Interview de Léa LIMA

Léa Lima, CNAM
Léa Lima, CNAM
Maître de conférences en sociologie, Conservatoire national des arts et métiers (Cnam)

<< Les droits sociaux ont changé de nature >>.

Réalisée par :

Date : 12/12/2014

Léa Lima est maître de conférences en sociologie au Conservatoire national des arts et métiers (Cnam) et depuis janvier 2014 codirectrice du Lise, laboratoire interdisciplinaire de sociologie économique, une UMR Cnam-CNRS. Après une thèse de sociologie soutenue en 2004 sur une comparaison France-Québec du traitement des jeunes dans l’Etat social, Léa Lima a poursuivi ses travaux sur la question de la citoyenneté sociale des jeunes et de la discrimination d’âge dans l’Etat social. Elle a dirigé entre 2008 et 2013 un projet ANR « Expertise sur autrui ». Elle est chercheure associée au Centre d’Etude de l’Emploi.

Nous l’interrogeons sur les grandes lignes de transformation des politiques d'insertion et des politiques sociales : comment le principe de l’ « activation » se concrétise-t-il, peut-on parler d’individualisation des politiques sociales, qu’est-ce qui change dans les relations usager/administration, etc. ? 

Quelles sont vos thématiques de recherche ?

Mes recherches portent surtout sur la mise en œuvre des politiques d’insertion des jeunes, que j’appréhende comme des politiques sociales de jeunesse, articulées au système de protection sociale. Depuis mon DEA qui portait sur le programme TRACE, mes terrains privilégiés ont été les missions locales. Ma thèse était une comparaison France-Québec des politiques sociales de jeunesse, ce qui m’a amenée ensuite à travailler sur le Fonds d’aide aux jeunes (FAJ), a développer une réflexion sur la citoyenneté sociale des jeunes, et à piloter un projet de recherche sur l’expertise sur autrui, achevé en 2013. Ce qui m’intéresse à travers mes enquêtes, c’est de saisir les mouvements d’individualisation, d’activation, et de délibération des droits sociaux.

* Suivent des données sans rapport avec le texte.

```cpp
// ... 57 lines not shown
                 : "+v"(d[0]), "+v"(d[1]), "+v"(d[2]), "+v"(d[3]) : "v"(a[0]), "v"(a[1]), "v"(a[2]), "v"(a[3]), [w] "v"(w), [lk] "i"(LK));
}
#undef MSCKF_FD
template <int LK, int J0, int NJ>
__device__ __forceinline__ void elim_from16(double (&d)[16], const double (&a)[16], double w) {
    if constexpr (NJ > 0) {
        constexpr int N1 = NJ < 4 ? NJ : 4;
        double dd[N1], aa[N1];
#pragma unroll
        for (int i = 0; i < N1; ++i) { dd[i] = d[J0 + i]; aa[i] = a[J0 + i]; }
        elim_from<LK>(dd, aa, w);
#pragma unroll
        for (int i = 0; i < N1; ++i) d[J0 + i] = dd[i];
        elim_from16<LK, J0 + N1, NJ - N1>(d, a, w);
    }
}
template <int LK, int J0, int NJ>
__device__ __forceinline__ void elim_self16(double (&d)[16], double w) {
    if constexpr (NJ > 0) {
        constexpr int N1 = NJ < 4 ? NJ : 4;
        double dd[N1];
#pragma unroll
        for (int i = 0; i < N1; ++i) dd[i] = d[J0 + i];
        elim_self<LK>(dd, w);
#pragma unroll
        for (int i = 0; i < N1; ++i) d[J0 + i] = dd[i];
        elim_self16<LK, J0 + N1, NJ - N1>(d, w);
    }
}
template <int K, int KEND, typename Fn>
__device__ __forceinline__ void feature_static_for(Fn&& fn) {
    if constexpr (K < KEND) { fn(FTag<K>{}); feature_static_for<K + 1, KEND>(fn); }
}
template <int RMAX, bool SPLIT = false, int NWV = 1>
__global__ __launch_bounds__(64 * NWV, NWV > 1 ? 1 : (RMAX <= 24 ? 3 : 2)) void k_feature(FeatureArgs p) {
    constexpr bool CHUNKED = RMAX > 32;
    static_assert(!SPLIT || CHUNKED, "the split form is an instance of the chunked kernel");
    static_assert(NWV == 1 || SPLIT, "several wavefronts per track: the split form only");
    constexpr bool ONE_CHUNK = RMAX <= 24;
    constexpr int MAXVK = ONE_CHUNK ? 10 : (RMAX - 2) / 2;
    extern __shared__ __attribute__((aligned(16))) double smem[];
    const int f = blockIdx.x + p.f0;
    const int lane = threadIdx.x & 63, wv = NWV > 1 ? (int)(threadIdx.x >> 6) : 0;
    const bool wfirst = wv == 0;
    auto xsync = [&]() { if constexpr (NWV > 1) __syncthreads(); else wave_sync(); };
    const int v0 = p.view_ptr[f];
    const int M = p.view_ptr[f + 1] - v0;
    const int R2 = 2 * M, C6 = 6 * M;
    int* sSlot = reinterpret_cast<int*>(smem);
    double* sA = smem + (M + 2) / 2;
    double* sV = sA + R2 * 6;
    double* sZ = sV + R2 * 3;

    if (f == 0 && lane < 8 && wfirst) {
        if (p.stack_f32) static_cast<float*>(p.stack)[p.zero_idx + lane] = 0.0f;
        else static_cast<double*>(p.stack)[p.zero_idx + lane] = 0.0;
    }
    auto wsum = [&](double x) -> double {
        if constexpr (RMAX <= 34) {
            x = row16_sum(x);
            return readlane_d(x, 0) + readlane_d(x, 16);
        } else {
            return wave_sum(x);
        }
    };
    if (p.select && !(p.select[f] & 1)) {
        if (lane == 0 && wfirst) {
            p.rank[f] = 0; p.gamma[f] = 0.0; p.accepted[f] = 3;
            if (p.acc_h) { p.rank_h[f] = 0; p.acc_h[f] = 3; }
            if constexpr (SPLIT) {
                const SplitRec& sr = p.split[blockIdx.x];
                for (int g = 0; g < sr.ng; ++g) if (sr.child[g] >= 0) { p.rank[sr.child[g]] = 3; p.accepted[sr.child[g]] = 3; }
                p.rank[sr.wide] = 0; p.accepted[sr.wide] = 3;
            }
        }
        return;
    }
    long long tq[8] = {0, 0, 0, 0, 0, 0, 0, 0};
    if (p.stamps) tq[0] = wall_clock64();
    double res = 0.0, a0 = 0, a1 = 0, a2 = 0, a3 = 0, a4 = 0, a5 = 0, h0 = 0, h1 = 0, h2 = 0;
    const int view = lane >> 1;
    if (lane < R2) {
        const int o = v0 + view;
        const int s = p.obs_slot[o];
        if ((lane & 1) == 0 && wfirst) sSlot[view] = s;
        const double* R = p.cam_R + 9 * s;
        const double* t = p.cam_t + 3 * s;
        const double* R0 = p.cam_R0 + 9 * s;
        const double* t0 = p.cam_t0 + 3 * s;
        const double rho = p.idp_rho[f];
        const double wx = rho * (p.idp_base[3 * f + 0] - t[0]) + p.idp_m[3 * f + 0];
        const double wy = rho * (p.idp_base[3 * f + 1] - t[1]) + p.idp_m[3 * f + 1];
        const double wz = rho * (p.idp_base[3 * f + 2] - t[2]) + p.idp_m[3 * f + 2];
        const double px = R[0] * wx + R[3] * wy + R[6] * wz;
        const double py = R[1] * wx + R[4] * wy + R[7] * wz;
        const double pz = R[2] * wx + R[5] * wy + R[8] * wz;
        const double Wx = R[0] * px + R[1] * py + R[2] * pz + t[0];
        const double Wy = R[3] * px + R[4] * py + R[5] * pz + t[1];
        const double Wz = R[6] * px + R[7] * py + R[8] * pz + t[2];
        const double u = p.obs_uv[2 * o], v = p.obs_uv[2 * o + 1];
        double wv = 1.0;
        if (p.obs_w) wv = p.obs_w[o];
        const double zx = p.Kinv[0] * u + p.Kinv[1] * v + p.Kinv[2];
        const double zy = p.Kinv[3] * u + p.Kinv[4] * v + p.Kinv[5];
        const double zw = p.Kinv[6] * u + p.Kinv[7] * v + p.Kinv[8];
        const double ia = 1.0 / pz;
        const double jb = -px * (ia * ia);
        const double jc = -py * (ia * ia);
        const double izw = 1.0 / zw;
        const double gx = p.g[0], gy = p.g[1], gz = p.g[2];
        const double u0 = R0[0] * gx + R0[3] * gy + R0[6] * gz;
        const double u1 = R0[1] * gx + R0[4] * gy + R0[7] * gz;
        const double u2 = R0[2] * gx + R0[5] * gy + R0[8] * gz;
        const double ex = Wx - t0[0], ey = Wy - t0[1], ez = Wz - t0[2];
        const double u3 = ey * gz - ez * gy;
        const double u4 = ez * gx - ex * gz;
        const double u5 = ex * gy - ey * gx;
        const double den = u0 * u0 + u1 * u1 + u2 * u2 + u3 * u3 + u4 * u4 + u5 * u5;
        double J0, J1, J2;
        if ((lane & 1) == 0) {
            res = zx * izw - px * ia;
            J0 = ia; J1 = 0.0; J2 = jb;
            a0 = -jb * py; a1 = -ia * pz + jb * px; a2 = ia * py;
        } else {
            res = zy * izw - py * ia;
            J0 = 0.0; J1 = ia; J2 = jc;
            a0 = ia * pz - jc * py; a1 = jc * px; a2 = -ia * px;
        }
        h0 = J0 * R[0] + J1 * R[1] + J2 * R[2];
        h1 = J0 * R[3] + J1 * R[4] + J2 * R[5];
        h2 = J0 * R[6] + J1 * R[7] + J2 * R[8];
        a3 = -h0; a4 = -h1; a5 = -h2;
        if (den > 1e-6) {
// ... 148 lines not shown
                for (int a = 0; a < 6; ++a) pb[VW % (PD + 1)][a] = prow[(size_t)a * p.ldp];
            }
        };
        fetch(FTag<0>{});
        if constexpr (PD > 1) fetch(FTag<1>{});
        if constexpr (PD > 2) fetch(FTag<2>{});
        if constexpr (PD > 3) fetch(FTag<3>{});
        static_assert(PD >= 1 && PD <= 4, "the prologue above issues PD views");
        {
            const double z0 = sZ[c], z1 = sZ[C6 + c], z2 = sZ[2 * C6 + c];
            const double d0 = sA[(2 * vwc) * 6 + ac], d1 = sA[(2 * vwc + 1) * 6 + ac];
            auto rows = [&](auto tagl) {
                constexpr int L0 = decltype(tagl)::value;
                if (L0 < R2) {
                    double x[4] = {0.0, 0.0, 0.0, 0.0};
                    corr(tagl, x, z0, z1, z2);
#pragma unroll
                    for (int i = 0; i < 4; ++i)
                        if (L0 + i < R2 && cok) sE[(L0 + i) * ldE + lc] = x[i];
                }
            };
            rows(FTag<0>{}); rows(FTag<4>{}); rows(FTag<8>{}); rows(FTag<12>{}); rows(FTag<16>{}); rows(FTag<20>{});
            rows(FTag<24>{}); rows(FTag<28>{});
            if (cok) {
                sE[(2 * vwc) * ldE + lc] += d0;
                sE[(2 * vwc + 1) * ldE + lc] += d1;
            }
            if (last && lane < R2) sE[lane * ldE + cw] = ro;
            wave_sync();
            const int nel = q * cwp;
            if (cw == C6) {
                const double* srcrows = sE + rank * ldE;
                if (p.stack_f32) {
                    float* blk = static_cast<float*>(p.stack) + p.blk_off[f];
                    for (int e = lane; e < nel; e += 64) blk[e] = (float)srcrows[e];
                } else {
                    double* blk = static_cast<double*>(p.stack) + p.blk_off[f];
                    int e = lane;
                    for (; e + 192 < nel; e += 256) {
                        const double x0 = srcrows[e], x1 = srcrows[e + 64], x2 = srcrows[e + 128], x3 = srcrows[e + 192];
                        blk[e] = x0; blk[e + 64] = x1; blk[e + 128] = x2; blk[e + 192] = x3;
                    }
                    for (; e < nel; e += 64) blk[e] = srcrows[e];
                }
            } else {
                const float inv_cwp = 1.0f / (float)cwp;
                for (int e = lane; e < nel; e += 64) {
                    const int L = (int)(((float)e + 0.5f) * inv_cwp), cc = e - L * cwp;
                    const double x = sE[(rank + L) * ldE + cc];
                    const long long dst = p.blk_off[f] + (long long)L * ldb + c0 + cc;
                    if (p.stack_f32) static_cast<float*>(p.stack)[dst] = (float)x;
                    else static_cast<double*>(p.stack)[dst] = x;
                }
            }
            wave_sync();
        }
        if (p.stamps && vc0 == 0) tq[3] = wall_clock64();
        {
            double zp0 = 0, zp1 = 0, zp2 = 0;
            auto view = [&](auto tagv) {
                constexpr int VW = decltype(tagv)::value;
                if (VW < M) {
                    fetch(FTag<VW + PD>{});
                    double e0 = 0.0, e1 = 0.0;
                    if constexpr (VW < MAXVK) FeatGateView<VW>::run(zp0, zp1, zp2, e0, e1, pb[VW % (PD + 1)], zq, aq);
                    if (cok) { sE[(2 * VW) * ldE + lc] = e0; sE[(2 * VW + 1) * ldE + lc] = e1; }
                }
            };
            view(FTag<0>{}); view(FTag<1>{}); view(FTag<2>{}); view(FTag<3>{}); view(FTag<4>{}); view(FTag<5>{});
            view(FTag<6>{}); view(FTag<7>{}); view(FTag<8>{}); view(FTag<9>{}); view(FTag<10>{});
            view(FTag<11>{}); view(FTag<12>{}); view(FTag<13>{}); view(FTag<14>{});
            auto rows = [&](auto tagl) {
                constexpr int L0 = decltype(tagl)::value;
                if (L0 < R2) {
                    double x[4];
#pragma unroll
                    for (int i = 0; i < 4; ++i) x[i] = sE[min(L0 + i, R2 - 1) * ldE + lc];
                    corr(tagl, x, zp0, zp1, zp2);
#pragma unroll
                    for (int i = 0; i < 4; ++i)
                        if (L0 + i < R2 && cok) sE[(L0 + i) * ldE + lc] = x[i];
                }
            };
// ... 657 lines not shown
```

monocular-visual-inertial-msckf_amd/csrc/msckf_abi.hip:

```cpp
#include <hip/hip_runtime.h>
#include <dlfcn.h>
#include <rccl/rccl.h>

#include <algorithm>
#include <atomic>
#include <chrono>
#include <condition_variable>
#include <functional>
#include <mutex>
#include <thread>
#include <unordered_map>
#include <unordered_set>
#include <pthread.h>
#include <sched.h>
#include <cmath>
#include <cstdio>
#include <cstdlib>
#include <cstring>
#include <string>
#include <vector>

#include "../../include/msckf_mi355x.h"
#include "k_feature.h"
#include "k_fold.h"
// ... 295 lines not shown
    std::vector<double> x_key;
    int x_nrec = 0;
    bool x_plan_valid = false;
    std::vector<SweepNode> x_snodes;
    std::vector<SweepFold> x_sfolds;
    int x_n_merges = 0;
    size_t x_root_off = 0, x_zero_off = 0;
    long long x_rec_base = 0;
    size_t rbuf_doubles = 0;
    size_t gather_off = 0;
    int gather_cap = 0;
    int n_leaves = 0;
    int n_leaves0 = 0;
    float us_host_prep = 0, us_h2d = 0, us_d2h = 0;
    float us_stage[3] = {0, 0, 0};
    float us_total = 0;
    std::vector<int> h_view_in;
    bool have_tracks = false, use_select = false;
    msckf_select_params sel_params{};
    std::vector<double> h_cam[4];
    bool have_nominal = false;
    Buf dNom;
    Buf dPoseArena, dFeatArena, dRawArena, dResArena, dGateArena;
    void *hPose = nullptr, *hFeat = nullptr, *hRes = nullptr, *hGate = nullptr, *hP = nullptr;
    size_t hFeatCap = 0, hGateCap = 0, res_dx_off = 0, res_p_off = 0;
    size_t res_mask_off = 0, res_mask_cap = 0, res_cap = 0;
    std::vector<int> x_bounds;
    int xmask_doubles = 0;
    Buf dPerm;
    bool have_w = false;
    size_t w_raw_off = 0;
    Buf dObsW;
    const GatherRec* gather_rec = nullptr;
    std::vector<double> chi2_cache;
    bool defer_state_sync = false;
    bool oneshot = false;
    bool feature_launched = false;
    HostPool* pool = nullptr;
    Buf dGsEx, dGsFlag, dGsProg;
    Buf dRootFlush, dXRootFlush;
    RootTables plan_tabs, merge_tabs;
    unsigned gs_epoch = 0;
    bool gs_enabled = true;
    bool gs_overlap = true;
    int root_band = 0;
    bool gs_stamp = false;
    Buf dSplit, dRem;
    static constexpr int REM_DIRECT_DEFAULT = 3840;
    int rem_leaf_rows = 0;
    int rem_direct_max = REM_DIRECT_DEFAULT, rem_direct_max_wide = 16 * GS_MAX_NB2;
    bool retry_plain = false;
    bool fake_timeout_done = false;
    bool rem_direct = false;
    std::vector<FoldNode> rnodes;
    std::vector<std::pair<int, int>> rlevels;
    int rroot = -1; size_t rroot_off = 0;
    std::vector<int> rtops;
    int rtop_rows = 0;
    int rem_cut_rows = -1;
    Buf dRNodes;
    hipEvent_t ev_rem = nullptr;
    bool wide_active = false;
    bool no_wide = false;
    hipStream_t stream2 = nullptr;
    hipEvent_t ev_fork = nullptr, ev_wfeat = nullptr;
    bool wide_on_stream2 = false;
// ... 769 lines not shown
    if (c->xchg_planned)
        HIPCHK(c, hipMemcpyAsync(c->dRbuf.p, c->h_xflags.data(), c->h_xflags.size() * 8, hipMemcpyHostToDevice, ps));
    HIPCHK(c, hipEventRecord(c->ev_plan_up[img], ps));
    c->plan_staged[img] = true;
    return MSCKF_OK;
}

inline bool rem_in_record(const msckf_ctx* c) { return c->xchg_planned && c->xsplit_rows > 0; }
inline double* rem_rows(msckf_ctx* c) { return rem_in_record(c) ? ptr<double>(c->dRbuf) + rec_rem_off(c) + 1 : ptr<double>(c->dRem); }
inline int* drem_count(msckf_ctx* c) { return reinterpret_cast<int*>(ptr<double>(c->dRem) + (size_t)16 * GS_MAX_NB2 * (6 * c->maxN + 1)); }
inline int* rem_count(msckf_ctx* c) { return rem_in_record(c) ? reinterpret_cast<int*>(ptr<double>(c->dRbuf) + rec_rem_off(c)) : drem_count(c); }
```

L’expertise sur autrui, qu’est-ce que cela veut dire ?

Le projet portait sur les processus de décision et les principes de justice et de jugement mobilisés dans l’attribution des droits sociaux individualisés. Dans quatre secteurs, les commissions qui délibèrent pour attribuer ces droits et les ressources de l’Etat social ont été étudiées : les Maisons départementales des personnes handicapées (MDPH), le Fonds d’aide aux jeunes, l’aide sociale ainsi que l’assistance en prison auprès des détenus, et l’accompagnement par le contrat de transition professionnelle (CTP) des chômeurs licenciés. Le but général était de connaître quels savoirs étaient mobilisés par les parties prenantes. Et de prendre acte finalement du développement de cette forme d’activité qui consiste à produire des savoirs sur les personnes dans des espaces pluralistes (multi partenaires, pluridisciplinaires….). Dans chaque chapitre de l’ouvrage tiré de ces recherches (L'expertise sur autrui - L'individualisation des politiques sociales entre droit et jugements, Peter Lang, 2013), nous avons comparé deux ou trois secteurs les uns avec les autres, sans nous aventurer à faire une théorie générale de l’expertise sur autrui. Chaque secteur a ses particularités.

Auriez-vous des exemples de ces délibérations en commission ?

Les anciennes Cotorep, commissions chargées d’aider les personnes handicapées à s’insérer dans le milieu professionnel, ont été remplacées avec la loi de 2005 par les Commissions des droits et de l'autonomie des personnes handicapées (CDAPH). Au sein des MDPH, c’est là où se joue la reconnaissance du statut de personne handicapée, qui ouvre à des prestations comme l’allocation aux adultes handicapés (AAH). Elles statuent sur les diverses prestations compensatoires, et sur les aides liées à la reconnaissance d’invalidités. Certaines sous-commissions sont plutôt spécialisées dans l’orientation des jeunes handicapés vers l’offre d’accueil, de relai, d’appui, d’hébergement, etc. Elles vont auparavant mettre l’étiquette « jeunes handicapés » sur les jeunes orientés vers elles soit par l’école, soit à la demande d’autres institutions ou des parents. Les médecins forment un bloc d’expertise très identifié, à côté de professionnels du social et des associations d’usagers. 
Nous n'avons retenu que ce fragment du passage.